Complex Decoding. As shown in the table, when the decompression algorithm receives code 268, it will first have to define code 269. After defining code 269, however, it will immediately receive code 270 which it has not even defined yet into the string table. The decompression algorithm handles this by first translating the previous code it has received (i.e., code 268 = "HUFY"), and the first character of the translated string (i.e., the character 'H') is then tacked to this string. Next, the decompressor transmits or “writes”the newly-translated string to the output file, and then enters it into the string table. Thus, the unknown string is always the previous string plus its first character.


Improving LZW Codes

One of the most important  considerations in designing compression programs is that of optimizing the codelengths that are transmitted, since they are the ones that ultimately dictate the compression ratio of the file. The smaller the codewords, the smaller the resulting compressed file.

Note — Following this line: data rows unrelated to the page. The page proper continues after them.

@@ -396,10 +392,6 @@
     stamp();
     const DscnnWeights w3 = weights_now();
     __syncthreads();
-    if constexpr (Leftover<2>::HAS && KSL_ON) {
-        leftover_combine<2, PAIR>(lds, tid);
-        __syncthreads();
-    }
     stamp();
     if (a) {
         const float u = PAIR ? pow2f(-sg[2]) : 1.f;
@@ -408,7 +400,7 @@
         a += CH * Blk<2>::POUT;
     }
     if constexpr (PAIR) {
-        const float mz = fmaxf(read_stage_max(lds, 0, (Leftover<2>::HAS && KSL_ON) ? 2 : 1) * pow2f(-sg[2]), w3.pw_bmax[1]);
+        const float mz = fmaxf(read_stage_max(lds, 0, 1) * pow2f(-sg[2]), w3.pw_bmax[1]);
         const float bz = (w3.pw_abs[2] * ((w3.dw_abs[2] * mz + w3.dw_bmax[2]) * 1.001f) + w3.pw_bmax[2]) * 1.001f;
         const float by = (w3.dw_abs[3] * bz + w3.dw_bmax[3]) * 1.001f;
         ky[4] = pow2_exp_for(by);
diff --git a/keyword-spotting_amd/csrc/kws_dscnn_geom.h b/keyword-spotting_amd/csrc/kws_dscnn_geom.h
--- a/keyword-spotting_amd/csrc/kws_dscnn_geom.h
+++ b/keyword-spotting_amd/csrc/kws_dscnn_geom.h
@@ -19,8 +19,9 @@
 constexpr int OFF_POOLED = OFF_PWB + 2 * 64;
 constexpr int OFF_POOLBUF = OFF_DWTAB;
 constexpr int OFF_WMAX = OFF_POOLED + 64 + 8;
+constexpr int OFF_ARRIVE = OFF_WMAX + 3 * NW;
 constexpr int LDS_FLOATS = 40960;
-static_assert(OFF_WMAX + 4 * NW <= LDS_FLOATS, "LDS overflow");
+static_assert(OFF_ARRIVE + 1 <= LDS_FLOATS, "LDS overflow");
 static_assert(NW * 64 <= 768, "pool scratch must fit one depthwise buffer");
 static_assert(OFF_FEAT + FEAT_H * FEAT_W <= OFF_Z2, "feature pad overlaps Z2");
 static_assert(CH * 12 <= 2 * NT, "table staging assumes at most two elements per thread");
@@ -51,9 +52,12 @@
     static constexpr int NP = HAS ? Blk<N>::POUT - P0T : 1;
     static constexpr int WAVE0 = N == 1 ? 4 : 0;
     static constexpr int OFF_PART = N == 1 ? OFF_Z2 : OFF_Z0;
+    static constexpr int CSTRIDE = CH + 4;
+    static constexpr int PART = NP * CSTRIDE;
 };
 static_assert(Blk<1>::TILES == 5 && Blk<2>::TILES == 9, "the leftover tiles are the fifth of block 1 and the ninth of block 2");
-static_assert(4 * CH * Leftover<1>::NP <= 38784 - OFF_Z2 && OFF_Z0 + 4 * CH * Leftover<2>::NP <= OFF_FEAT, "partial sums fit their dead planes");
+static_assert(4 * Leftover<1>::PART <= 38784 - OFF_Z2 && OFF_Z0 + 4 * Leftover<2>::PART <= OFF_FEAT, "partial sums fit their dead planes");
+static_assert(Leftover<1>::OFF_PART % 4 == 0 && Leftover<2>::OFF_PART % 4 == 0 && Leftover<1>::CSTRIDE % 4 == 0, "partial sums move as float4s");
 
 constexpr int OFF_FEAT_P = OFF_Z2;
 constexpr int OFF_POOLBUF_P = OFF_FEAT_P + 1456;
diff --git a/keyword-spotting_amd/csrc/kws_dscnn_stages.h b/keyword-spotting_amd/csrc/kws_dscnn_stages.h
--- a/keyword-spotting_amd/csrc/kws_dscnn_stages.h
+++ b/keyword-spotting_amd/csrc/kws_dscnn_stages.h
@@ -526,32 +526,61 @@
             acc1 = mfma_bf16(af[1][pa], b, acc1);
         }
     }
-    float* part = lds + L::OFF_PART + M * (CH * L::NP);
     if (valid) {
-#pragma unroll
-        for (int r = 0; r < 16; ++r) {
-            part[row_of(r, half) * L::NP + (col - 1)] = acc0[r];
-            part[(32 + row_of(r, half)) * L::NP + (col - 1)] = acc1[r];
-        }
-    }
-}
-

In line with this, we can improve LZW by assigning smaller codelengths at the beginning of the compression process [Welch 1984]. Since at the start the lzwcode count begins with code 256, we can assign the bit lengths to be 9 bits first (i.e., code 256 already requires 9 bits so this codelength will accommodate integer codes from 0..511), and then add more bits as necessary. Specifically, when you have already “defined” code 512, then you should assign a bit length of 10 bits to properly output the new codes (512..1023).

The “variable-length” LZW coding method indeed requires an “increase in logic complexity” for the encoder and decoder [Welch 1984]. Fortunately, this technique adds to the compression ratio by about 2 to 3%, and is definitely a welcome improvement.

An “accelerated loading” of strings into the dictionary is also possible, with marked improvement in compression [Horspool 1991]. The effect in computing speed is only minimal compared to the benefit of added compression.

For LZW coding, a hash data structure is best in terms of both speed and memory consumption. The Unix compress program (also known as LZC) uses hashing to implement LZW. The simple hash function in LZC (i.e., SHL + XOR) is very good, and the design of the probing function also teaches the reader a great deal about hashing in general. That is, the probing function of any hashing scheme must also be a function of the preceding computed hash value—to take advantage of the computations “already performed” by the first hash function. 


***


References

1.] J. Ziv and A. Lempel, “Compression of Individual Sequences via Variable-rate Coding,” IEEE Transactions on Information Theory IT24, (1978), pp.530-536.

2.] T. Welch, “A Technique for High-Performance Data Compression,” Computer, June 1984.

3.]   R. N. Horspool, “Improving LZW,” Proceedings of Data Compression Conference, DCC ’91, IEEE Computer Society Press, April 1991, pp. 332-341.

 

Source Code:

LZW - shows various LZW implementations via (1) a ternary search tree (TST) data structure; (2) Unix's LZC hashing (lzwh.c); and (3) a binary search tree or BST (lzwgt.c). Lzwh and lzwgt are better and faster than compress 4.3d. Lzwg is new and features optional bitsize (default=16) of dictionary string table size CODE_MAX (default=65536). Lzwg is standard LZW but resets the dictionary after some CODE_MAX+4K codes are transmitted. Lzwhc is a single file LZW codec via hashing, faster than lzwg for larger dictionaries and bigger files. If you want the option to reset the dictionary or not, use lzwz.

Mark Nelson has written about LZW in a Dr. Dobbs Journal article as early as 1989. The source code, which is based on Unix' compress (LZC) program, is also available. Needless to say, I've learned LZW from this article, a rare gem in the data compression literature.